The locals seem deaf to screams, as today’s bandits were yesterday’s day laborers and ranch hands. Here, residents are now predators of an easy prey in their own back yard. A culture of violence under institutionalized corruption has become endemic and “there is nobody to assure the safety of migrants in Mexico.”

Migrant women are easy targets for human trafficking as well as rape on the road. The Guatemalan government estimates that eight out of every ten women suffer some kind of sexual abuse in Mexico. Women travel knowing this will happen, such that rape has almost lost its terror as just another tax to be paid.

This transformation of the migrant woman’s body into a product is termed cuerpomátic. “The body becomes a credit card, a new platinum edition ‘bodymatic’ which buys you a little safety, a little bit of cash and the assurance that your travel buddies won’t get killed.”

For some women, the bars and brothels of southern Mexico are the end of the trail. Many are forced into sexual slavery, and later accept their lot as they see no other options and make more money than back home. And 30 beers a night will numb them to the service of customers who prefer the lighter skin and fleshier bodies of Salvadorian and Honduran women.

Migrants don’t just get raped, maimed, kidnapped, shot, or hacked to death. Their minds as well as their bodies bear the scars of at least a month’s journey through Mexico. “Living in fear leaves something inside them, a trace and a swelling that grabs hold of their thoughts and cycles through their heads over and over.”

Should they try to ride The Beast, which might only take a few days, if they can cling to the box cars without falling asleep, avoid being attacked by bandits, kidnapped by narcos, or fail to find a reliable coyote?
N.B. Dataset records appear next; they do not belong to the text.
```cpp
template <class C>
static int launch_accumulate(const PipelinePlan &p, const MsmBuffers<typename C::Acc> &b, const typename C::Base *d_bases, hipStream_t st, const Marks &mark) {
    constexpr bool g2 = std::is_same<C, CurveG2>::value;
    if (!p.wide || p.reuse_sort) {
        HIPCHK(hipMemsetAsync(b.heavy_count, 0, 4, st));
        HIPCHK(hipMemsetAsync(b.bin_count, 0, (size_t)3 * SIZE_BINS * 4, st));
    }
    const unsigned sb = (p.nb + 2047) / 2048;
    const uint32_t gsz = 0u, ngroups = 1;
    hipLaunchKernelGGL((k_size_hist<C>), dim3(sb), dim3(256), 0, st, b.hist, p.nb, p.heavy_threshold, b.bin_count, gsz, p.bin_shift);
    hipLaunchKernelGGL(k_size_scan, dim3(1), dim3(256), 0, st, b.bin_count, b.bin_start, ngroups);
    hipLaunchKernelGGL((k_size_scatter<C>), dim3(sb), dim3(256), 0, st, b.hist, p.nb, p.heavy_threshold, b.bin_start, b.bin_cursor, b.perm, b.heavy_list, b.heavy_count, b.buckets, gsz, p.bin_shift, p.split);
    mark(4, st);
    const dim3 one_lane((p.nb + 255) / 256), two_lanes((p.nb * 2 + 255) / 256);
    if (g2 && p.g2_pair) {
        if constexpr (g2) hipLaunchKernelGGL(k_accumulate_g2_pair, two_lanes, dim3(256), 0, st, d_bases, b.entries, b.offs, b.hist, b.perm, b.bin_start, b.buckets);
    } else if (g2 && p.split == 1) {
        if constexpr (g2) hipLaunchKernelGGL(k_accumulate_g2_occ2, one_lane, dim3(256), 0, st, d_bases, b.entries, b.offs, b.hist, b.perm, b.bin_start, b.buckets);
    } else if (p.split == 1) {
        hipLaunchKernelGGL((k_accumulate<C, 1u>), one_lane, dim3(256), 0, st, d_bases, b.entries, b.offs, b.hist, b.perm, b.bin_start, b.buckets);
    } else {
        hipLaunchKernelGGL((k_accumulate<C, 2u>), two_lanes, dim3(256), 0, st, d_bases, b.entries, b.offs, b.hist, b.perm, b.bin_start, b.buckets);
    }
    hipLaunchKernelGGL(k_heavy_plan, dim3(1), dim3(256), 0, st, b.hist, b.heavy_list, b.heavy_count, b.chunk_off);
    hipLaunchKernelGGL((k_accumulate_heavy<C>), dim3(4096), dim3(64), 0, st, d_bases, b.entries, b.offs, b.hist,
                       b.heavy_list, b.heavy_count, b.chunk_off, b.hpart);
    hipLaunchKernelGGL((k_heavy_finish<C>), dim3(256), dim3(64), 0, st, b.heavy_list, b.heavy_count, b.chunk_off, b.hpart, b.buckets, p.split);
    mark(5, st);
    return LSA_OK;
}

template <class C>
static int launch_tail(const PipelinePlan &p, const MsmBuffers<typename C::Acc> &b, Jac<typename C::Field> *d_out, hipStream_t tail, bool inline_tail,
                       bool lane_l1, TailBuf &tb, TailBuf &prev, const Marks &mark) {
    using A = typename C::Acc;
    using J = Jac<typename C::Field>;
    constexpr bool g1 = std::is_same<C, CurveG1>::value;
    if (p.big)
        hipLaunchKernelGGL((k_reduce1_lane<C>), dim3(p.kw * ((p.T + 63) / 64)), dim3(64), 0, tail, b.buckets, p.B, p.L, p.split, b.wave_out);
    else
        hipLaunchKernelGGL((k_reduce1<C>), dim3(p.kw * p.wpw), dim3(64), 0, tail, b.buckets, p.B, p.L, p.logL, p.wpw, p.split, b.wave_out);
    A *lvl_in = b.wave_out, *lvl_out = b.window_sums;
    uint32_t m = p.wpw, lm = p.big ? p.logL : p.logL + 4;
    J *res = inline_tail ? d_out : (J *)b.res;
    const auto level = [&](bool lane) {
        const uint32_t m_out = (m + 15) / 16;
        if (lane) hipLaunchKernelGGL((k_reduce2_lane<C>), dim3((m_out + 63) / 64), dim3(64), 0, tail, lvl_in, m, m_out, lm, lvl_out);
        else hipLaunchKernelGGL((k_reduce2<C>), dim3(p.kw * m_out), dim3(64), 0, tail, lvl_in, m, m_out, lm, lvl_out);
        std::swap(lvl_in, lvl_out);
        m = m_out;
// ... 158 lines not shown
```

Measured before the change: 834.3 million.

## Fuse size-binning and heavy-bucket planning into sort and accumulate kernels

Bucket-size histogram counting moves into the fine-sort kernel. The size scan is folded into each size-scatter block, and the last block to finish, chosen with a grid-wide ticket, builds the heavy-bucket chunk plan. Heavy-bucket accumulation now runs in extra blocks appended to the G1 accumulate grid, and the last chunk of each bucket does the final reduction using atomic tickets and release/acquire fences. Together these remove several small serial kernel launches (size_hist, size_scan, heavy_plan, heavy_finish) from the critical path, at the cost of cross-block synchronisation complexity. A host-side event query also skips a stream wait when the tail slot has already finished.

```diff
diff --git a/legosnark_amd/csrc/msm.hip b/legosnark_amd/csrc/msm.hip
--- a/legosnark_amd/csrc/msm.hip
+++ b/legosnark_amd/csrc/msm.hip
@@ -304,7 +304,7 @@
                                                          uint32_t *__restrict__ zero1, uint32_t *__restrict__ zeron, uint32_t nzero) {
     __builtin_amdgcn_s_setprio(3);
     if (blockIdx.x == 0) {
-        if (threadIdx.x == 0) *zero1 = 0;
+        if (threadIdx.x < 2) zero1[threadIdx.x] = 0;
         for (uint32_t x = threadIdx.x; x < nzero; x += 1024) zeron[x] = 0;
     }
     __shared__ uint32_t part[32][33];
@@ -503,13 +503,22 @@
     }
 }
 
+__device__ __forceinline__ uint32_t size_bin(uint32_t cnt, uint32_t bin_shift) { return ((cnt - 1) >> bin_shift) + 1; }
+
 __global__ __launch_bounds__(1024) void k_fine_sort_part(const uint32_t *__restrict__ recs, const uint32_t *__restrict__ offs_c,
                                                          const uint32_t *__restrict__ hist_c, const uint32_t *__restrict__ tile_base,
                                                          uint32_t pitch, uint32_t T, CoarseMap cm, SegList segs, uint32_t win_stride, uint32_t stage_cap,
-                                                         uint32_t *__restrict__ entries, uint32_t *__restrict__ hist, uint32_t *__restrict__ offs) {
+                                                         uint32_t *__restrict__ entries, uint32_t *__restrict__ hist, uint32_t *__restrict__ offs,
+                                                         uint32_t *__restrict__ bin_count, uint32_t thr, uint32_t bin_shift) {
     __builtin_amdgcn_s_setprio(3);
     extern __shared__ __attribute__((aligned(16))) uint32_t sm[];
     __shared__ uint32_t wsum[16];
+    __shared__ uint32_t lbin[SIZE_BINS];
+    for (uint32_t x = threadIdx.x; x < SIZE_BINS; x += 1024) lbin[x] = 0;
+    const auto flush_bins = [&]() {
+        if (!bin_count) return;
+        for (uint32_t x = threadIdx.x; x < SIZE_BINS; x += 1024) if (lbin[x]) atomicAdd(&bin_count[x], lbin[x]);
+    };
     const uint32_t sg = blockIdx.x, lo = offs_c[sg], ns = hist_c[sg];
     const uint32_t fine_bits = cm.sh_hi, FM = 1u << fine_bits, fmask = FM - 1, tbits = 16 - fine_bits;
     const uint32_t F = 1u << cm.bits(sg), bucket0 = cm.first(sg);
@@ -539,6 +548,7 @@
             hist[(size_t)bucket0 + f0 + q] = c;
             offs[(size_t)bucket0 + f0 + q] = lo + run;
             run += c;
+            if (bin_count && c > 0 && c <= thr) atomicAdd(&lbin[size_bin(c, bin_shift)], 1u);
         }
     };
     auto entry_of = [&](uint32_t r, uint32_t p2) {
@@ -566,6 +576,7 @@
         __syncthreads();
         scan_counters();
         __syncthreads();
+        flush_bins();
 #pragma unroll
         for (uint32_t u = 0; u < NR; u++) {
             const uint32_t p2 = threadIdx.x + u * 1024;
@@ -587,6 +598,7 @@
     __syncthreads();
     scan_counters();
     __syncthreads();
+    flush_bins();
     for (uint32_t p0 = threadIdx.x; p0 < ns; p0 += 1024 * UNR) {
         uint32_t r[UNR];
 #pragma unroll
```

Migrants’ stories about riding the bucking beast are the stuff of nightmares about legs chopped off by wheels or a ball with a woman’s hair rolling beside the tracks.
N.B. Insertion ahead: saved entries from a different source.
@@ -456,7 +464,7 @@
                 }
         };
         const unsigned lds_h1 = lds_off(s_h1);
-        const unsigned char* const h1b = p.h1 + pix0 * p.h1_row_bytes;
+        const unsigned char* const h1b = p.h1 + in_row0 * p.h1_row_bytes;
         auto h1_piece = [&](int i, const void* sb, unsigned dst) {
             const int r = 8 * i + (lane >> 3);
             const unsigned o = (unsigned)(min(r, NR - 1) * (int)p.h1_row_bytes + (((lane & 7) ^ ((r >> 1) & 7)) << 4));
@@ -484,7 +492,7 @@
                 load_half(tn, 0, LA);
             }
             store_half(slotp, 1, LB);
-            ld_publish(sy, base2 + (unsigned)c + 1u);
+            ld_publish(sy, base2 + (unsigned)c + 1u, !BAND);
             if (nxt) load_half(tn, 1, LB);
             if (tc >= TMIN && sc + 1 < nsub) {
                 const void* hsb = uniform_ptr(h1b + (long)(sc + 1) * 128);
@@ -512,7 +520,7 @@
             no[i] = (unsigned)((ch >> 1) * 16) + ld_bias(i);
         }
         const unsigned lds_h1 = lds_off(s_h1), lds_w2 = lds_off(s_w2);
-        const unsigned char* const h1b = p.h1 + pix0 * p.h1_row_bytes;
+        const unsigned char* const h1b = p.h1 + in_row0 * p.h1_row_bytes;
         if (nchunks > 0) {
 #pragma unroll
             for (int i = 0; i < MAXH; ++i)
@@ -537,23 +545,23 @@
                 int pieces = P2;
                 if (t >= TMIN && more) {
                     const void* hsb = uniform_ptr(hsrc);
-#define LDN_LD_H1(I) if ((I) < nq) { dma16_pieces<1>({ho[(I)]}, hsb, (unsigned)__builtin_amdgcn_readfirstlane((int)(hdst + (unsigned)(I) * 1024u))); ++pieces; }
+#define LDN_LD_H1(I) if constexpr ((I) < MAXH) { if ((I) < nq) { dma16_pieces<1>({ho[(I)]}, hsb, (unsigned)__builtin_amdgcn_readfirstlane((int)(hdst + (unsigned)(I) * 1024u))); ++pieces; } }
                     switch (t) {
-                        case 3: LDN_LD_H1(0) LDN_LD_H1(6) LDN_LD_H1(12) LDN_LD_H1(18) LDN_LD_H1(24) break;
-                        case 4: LDN_LD_H1(1) LDN_LD_H1(7) LDN_LD_H1(13) LDN_LD_H1(19) LDN_LD_H1(25) break;
-                        case 5: LDN_LD_H1(2) LDN_LD_H1(8) LDN_LD_H1(14) LDN_LD_H1(20) LDN_LD_H1(26) break;
-                        case 6: LDN_LD_H1(3) LDN_LD_H1(9) LDN_LD_H1(15) LDN_LD_H1(21) LDN_LD_H1(27) break;
-                        case 7: LDN_LD_H1(4) LDN_LD_H1(10) LDN_LD_H1(16) LDN_LD_H1(22) break;
-                        default: LDN_LD_H1(5) LDN_LD_H1(11) LDN_LD_H1(17) LDN_LD_H1(23) break;
+                        case 3: LDN_LD_H1(0) LDN_LD_H1(6) LDN_LD_H1(12) LDN_LD_H1(18) LDN_LD_H1(24) LDN_LD_H1(30) LDN_LD_H1(36) break;
+                        case 4: LDN_LD_H1(1) LDN_LD_H1(7) LDN_LD_H1(13) LDN_LD_H1(19) LDN_LD_H1(25) LDN_LD_H1(31) LDN_LD_H1(37) break;
+                        case 5: LDN_LD_H1(2) LDN_LD_H1(8) LDN_LD_H1(14) LDN_LD_H1(20) LDN_LD_H1(26) LDN_LD_H1(32) LDN_LD_H1(38) break;
+                        case 6: LDN_LD_H1(3) LDN_LD_H1(9) LDN_LD_H1(15) LDN_LD_H1(21) LDN_LD_H1(27) LDN_LD_H1(33) LDN_LD_H1(39) break;
+                        case 7: LDN_LD_H1(4) LDN_LD_H1(10) LDN_LD_H1(16) LDN_LD_H1(22) LDN_LD_H1(28) LDN_LD_H1(34) LDN_LD_H1(40) break;
+                        default: LDN_LD_H1(5) LDN_LD_H1(11) LDN_LD_H1(17) LDN_LD_H1(23) LDN_LD_H1(29) LDN_LD_H1(35) LDN_LD_H1(41) break;
                     }
 #undef LDN_LD_H1
                 }
-                if (c > 0) { wait_vm_rt<62, 63>(pieces); ld_publish(sy, base2 + (unsigned)c); }
+                if (c > 0) { wait_vm_rt<62, 63>(pieces); ld_publish(sy, base2 + (unsigned)c, !BAND); }
             }
         }
 #endif
         wait_vm<0>();
-        ld_publish(sy, base2 + (unsigned)nchunks);
+        ld_publish(sy, base2 + (unsigned)nchunks, !BAND);
         LT(tb)
         LD_SPAN(2, ta, tb)
         __syncthreads();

Or should migrants try the relatively safer but much longer mountainous land routes, bypassing checkpoints, at the mercy of unscrupulous villagers, roving bandits and narco inflitrators posing as migrants? Either way, fear and uncertainty are constants.

Feared most is Mexico’s largest criminal syndicate, Los Zetas, originally deserters from army special forces who splintered off from the Gulf Cartel, now infamous for their extreme brutality and high-tech weapons. In regions where Los Zetas hold sway “there are places where the fear is so thick you breathe it.”

When Los Zetas take over, they control everything. “They’ve monopolized crime—kidnappings, extortions, murder, drug trafficking, retail, pirated movies, migrant guides.” They spread like a cancer through the fabric of small-town, provincial and national life –the girl selling sodas, the taco man, the policeman, the mayor, the soldier, the shop keeper, the taxi driver, the petty delinquent, the state official, all could be employed by or somehow beholden to Los Zetas. If you tell, you die—horribly!

Mr. Martinez paints an ugly picture of contemporary Mexico, especially since he is not just writing about the seamy underbelly of society, but also about those who know of, but ignore, or are complicit in gross inhumanity. The escalation of violence from isolated incidents to epidemic scale, from machetes to assault rifles marks the end of an age of innocence when even the underworld followed a code of ethics of sorts.